ED FRANKEL Inglewood, Calif.

U-Usage

Sir:

I think that for an American magazine you handled the question of U and non-U speech [May 21] splendidly. But there is one aspect of this enthralling subject which seems to me to have been generally overlooked: the U attitude, around which a whole school of humor has grown up. The classic story of this school is, I believe, the following: A young officer who had lived through the Battle of Dunkirk was being urged by his hostess at a dinner party to describe his experiences. With a shudder he replied: "The noise, my dear! And the people!"

MARY STRICKLAND

New York City

Sir:

Enjoyed the story on Nancy Mitford. Precieuse few are U these days.

B. BECK Champaign, 111.

Gremlins Answered

Sir:

I would like to thank you for the June 4 story on our radio operations; however, a little gremlin must have been at work--and he succeeded in transposing the call letters of our Omaha station. They are KOWH--being derived from the Omaha World Herald, the original owners of the station. On our station in Minneapolis, you batted 50%, one time referring to it as WGDY, another place as WDGY. The latter is right.

TODD STORZ

President

Mid-Continent Broadcasting Co. Omaha

Sir:

Enjoyed your story about R. Todd Storz, King of Giveaway. KOWH is one of the finest stations to listen to because of its music and news, and its commercials are often a riot to listen to.

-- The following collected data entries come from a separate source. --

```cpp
struct sh_f8 { f32x4 lo, hi; };
typedef unsigned int sh_u32x4 __attribute__((ext_vector_type(4)));
__device__ __forceinline__ sh_f8 lda8(const float* base, long long idx, int bf) {
    sh_f8 r;
    if (bf) {
        const sh_u32x4 v = *reinterpret_cast<const sh_u32x4*>(reinterpret_cast<const unsigned short*>(base) + idx);
        r.lo = bf16x4_to_f32(sh_u32x2{v[0], v[1]}); r.hi = bf16x4_to_f32(sh_u32x2{v[2], v[3]});
    } else { r.lo = ld4(base + idx); r.hi = ld4(base + idx + 4); }
    return r;
}
__device__ __forceinline__ void sta8(float* base, long long idx, const sh_f8& v, int bf) {
    if (bf) {
        const sh_u32x2 a = f32_to_bf16x4(v.lo), b = f32_to_bf16x4(v.hi);
        *reinterpret_cast<sh_u32x4*>(reinterpret_cast<unsigned short*>(base) + idx) = sh_u32x4{a[0], a[1], b[0], b[1]};
    } else { st4(base + idx, v.lo); st4(base + idx + 4, v.hi); }
}
```

Measured before the change: 506.7.

## Restructure BN elementwise kernels into 2D channel-tiled, row-unrolled, templated variants

Rewrites the BN forward activation and BN backward apply kernels so each thread owns a fixed channel vector and walks rows with a 4-way unrolled batch of loads issued before compute. Per-channel coefficients (scale, shift, mean, invstd, c1, c2, gamma) are loaded once into registers instead of per element, and the residual and relu modes plus the bf16 flag become template parameters so inner-loop branches compile away. The aim is to cut per-element div/mod indexing and redundant coefficient loads and to raise memory-level parallelism in these bandwidth-bound kernels. The cost is more template instantiations, higher register use, and a clamped duplicate load for the tail rows.

```diff
diff --git a/seghiero_amd/csrc/bn_elementwise.hip b/seghiero_amd/csrc/bn_elementwise.hip
--- a/seghiero_amd/csrc/bn_elementwise.hip
+++ b/seghiero_amd/csrc/bn_elementwise.hip
@@ -594,54 +594,113 @@
     return sh_launch_status();
 }
 
+#define EW_U 4
+#define EW_GRID 16384
+struct EwGeom { int w, ty, np; unsigned grid; };
+static inline EwGeom ew_geom(long long M, int cv) {
+    EwGeom g;
+    g.np = (int)sh_cdiv(cv, 256); g.w = (int)sh_cdiv(cv, g.np); g.ty = 256 / g.w;
+    long long gx = EW_GRID / g.np;
+    const long long slabs = sh_cdiv(M, (long long)g.ty * EW_U);
+    if (gx > slabs) gx = slabs;
+    if (gx < 1) gx = 1;
+    g.grid = (unsigned)(gx * g.np);
+    return g;
+}
+template <int V>
+__device__ __forceinline__ bool ew_thread(int cv, EwGeom G, int& c, long long& m0, long long& mstep) {
+    const int t = threadIdx.x, tr = t / G.w, tx = t - tr * G.w;
+    const unsigned piece = blockIdx.x % (unsigned)G.np, slab = blockIdx.x / (unsigned)G.np, nslab = gridDim.x / (unsigned)G.np;
+    const int cx = (int)piece * G.w + tx;
+    c = cx * V;
+    m0 = (long long)slab * (G.ty * EW_U) + tr;
+    mstep = (long long)nslab * (G.ty * EW_U);
+    return tr < G.ty && cx < cv;
+}
+template <int V> struct ew_vec { f32x4 q[V / 4]; };
+template <int V> __device__ __forceinline__ ew_vec<V> ew_ld(const float* base, long long idx, int bf) {
+    ew_vec<V> r;
+    if constexpr (V == 8) { const sh_f8 v = lda8(base, idx, bf); r.q[0] = v.lo; r.q[1] = v.hi; }
+    else r.q[0] = lda4(base, idx, bf);
+    return r;
+}
+template <int V> __device__ __forceinline__ void ew_st(float* base, long long idx, const ew_vec<V>& v, int bf) {
+    if constexpr (V == 8) sta8(base, idx, sh_f8{v.q[0], v.q[1]}, bf);
+    else sta4(base, idx, v.q[0], bf);
+}
+template <int V> __device__ __forceinline__ ew_vec<V> ew_coef(const float* p, int c) {
+    ew_vec<V> r;
+#pragma unroll
+    for (int h = 0; h < V / 4; ++h) r.q[h] = ld4(p + c + 4 * h);
+    return r;
+}
+
 #define EW_ROWS 16
-template <int V>
+template <int V, int RES, bool BF>
 __global__ __launch_bounds__(256) void bn_act_kernel(const float* __restrict__ y, long long ldy, const float* __restrict__ scale,
                                                      const float* __restrict__ shift, const float* __restrict__ res, long long ldr,
                                                      float* __restrict__ out, long long ldo, long long M, int C, int relu,
                                                      const float* __restrict__ rscale, const float* __restrict__ rshift, int af,
-                                                     unsigned char* __restrict__ qmask) {
-    const int cv = C / V;
+                                                     unsigned char* __restrict__ qmask, EwGeom G) {
+    constexpr int H = V / 4;
+    int c;
+    long long m0, mstep;
+    if (!ew_thread<V>(C / V, G, c, m0, mstep)) return;
+    if (!BF) af = 0;
+    const ew_vec<V> sc = ew_coef<V>(scale, c), sh = ew_coef<V>(shift, c);
+    ew_vec<V> rsc = sc, rsh = sh;
+    if (RES == 2) { rsc = ew_coef<V>(rscale, c); rsh = ew_coef<V>(rshift, c); }
+    for (; m0 < M; m0 += mstep) {
+        ew_vec<V> yv[EW_U], rv[EW_U];
+#pragma unroll
+        for (int u = 0; u < EW_U; ++u) {
+            const long long m = m0 + u * G.ty, mc = m < M ? m : M - 1;
+            yv[u] = ew_ld<V>(y, mc * ldy + c, af & 1);
+            if (RES) rv[u] = ew_ld<V>(res, mc * ldr + c, af & 2);
+        }
+#pragma unroll
+        for (int u = 0; u < EW_U; ++u) {
+            const long long m = m0 + u * G.ty;
+            if (m < M) {
+                ew_vec<V> v;
+#pragma unroll
+                for (int h = 0; h < H; ++h) {
+                    v.q[h] = yv[u].q[h] * sc.q[h] + sh.q[h];
+                    if (RES) {
+                        f32x4 r = rv[u].q[h];
+                        if (RES == 2) r = r * rsc.q[h] + rsh.q[h];
+                        v.q[h] += r;
+                    }
+                    if (relu) {
+#pragma unroll
+                        for (int j = 0; j < 4; ++j) v.q[h][j] = fmaxf(v.q[h][j], 0.f);
+                    }
+                }
+                ew_st<V>(out, m * ldo + c, v, af & 4);
+                if (qmask) {
+                    if constexpr (V == 8) *reinterpret_cast<unsigned short*>(qmask + m * (C / 4) + (c >> 2)) = (unsigned short)(quad_mask_bits(v.q[0]) | (quad_mask_bits(v.q[1]) << 8));
+                    else qmask[m * (C / 4) + (c >> 2)] = (unsigned char)quad_mask_bits(v.q[0]);
+                }
+            }
+        }
+    }
+}
+__global__ __launch_bounds__(256) void bn_act_scalar_kernel(const float* __restrict__ y, long long ldy, const float* __restrict__ scale,
+                                                            const float* __restrict__ shift, const float* __restrict__ res, long long ldr,
+                                                            float* __restrict__ out, long long ldo, long long M, int C, int relu,
+                                                            const float* __restrict__ rscale, const float* __restrict__ rshift) {
     for (long long m0 = (long long)blockIdx.x * EW_ROWS; m0 < M; m0 += (long long)gridDim.x * EW_ROWS)
-    for (int e = threadIdx.x, tot = (int)((M - m0 < EW_ROWS ? M - m0 : EW_ROWS)) * cv; e < tot; e += 256) {
-        const int r = e / cv;
+    for (int e = threadIdx.x, tot = (int)((M - m0 < EW_ROWS ? M - m0 : EW_ROWS)) * C; e < tot; e += 256) {
+        const int r = e / C;
         const long long m = m0 + r;
-        const int c = (e - r * cv) * V;
-        if (V == 8) {
-            const sh_f8 yv = lda8(y, m * ldy + c, af & 1);
-            sh_f8 v;
-            v.lo = yv.lo * ld4(scale + c) + ld4(shift + c); v.hi = yv.hi * ld4(scale + c + 4) + ld4(shift + c + 4);
-            if (res) {
-                sh_f8 r = lda8(res, m * ldr + c, af & 2);
-                if (rscale) { r.lo = r.lo * ld4(rscale + c) + ld4(rshift + c); r.hi = r.hi * ld4(rscale + c + 4) + ld4(rshift + c + 4); }
-                v.lo += r.lo; v.hi += r.hi;
-            }
-            if (relu) {
-#pragma unroll
-                for (int j = 0; j < 4; ++j) { v.lo[j] = fmaxf(v.lo[j], 0.f); v.hi[j] = fmaxf(v.hi[j], 0.f); }
-            }
-            sta8(out, m * ldo + c, v, af & 4);
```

L. D. BAUGHAN Lincoln, Neb.

Non-Skid Row

Sir:

Novelist Nelson Algren, according to TIME, May 28, is convinced that "Skid Row makes the choicest book fodder." Does it? Am I the only one who is weary of problem novels about problem people and of stories that suggest fun and games are to be had only extramaritally ? Mr. Algren would refuse to attend the wedding of Marjorie Morningstar to The Man in the Gray Flannel Suit. Why should I have to officiate at the agonies of his Man with the Golden Arm?

PAMELA M. LOWRY

Toronto

Navy Knots

Sir:

I thought that your May 21 article on Admiral Arleigh Burke was excellent; there has been a little contention here concerning the cover. We are wondering if the line around the Admiral's picture has 31 knots in it or not; there are 27 knots visible, but others may be obscured by the yellow band in the upper right-hand corner.

THOS. LEE ALLMAN JR.

Midshipman '57 Annapolis, Md.

Sir:

For a taut cover shouldn't there be 31 knots?

CONSTANCE L. OLINDER

Summit, N.J.

that yellow bulkhead.--ED.

Happy Returns

Sir:

Many thanks for the mention of my opera, The Birthday of the Infanta, in your issue of May 28. The "happy returns" are already coming in with eleven performances in the offing, publication and recording. A small correction, though--my age is 26.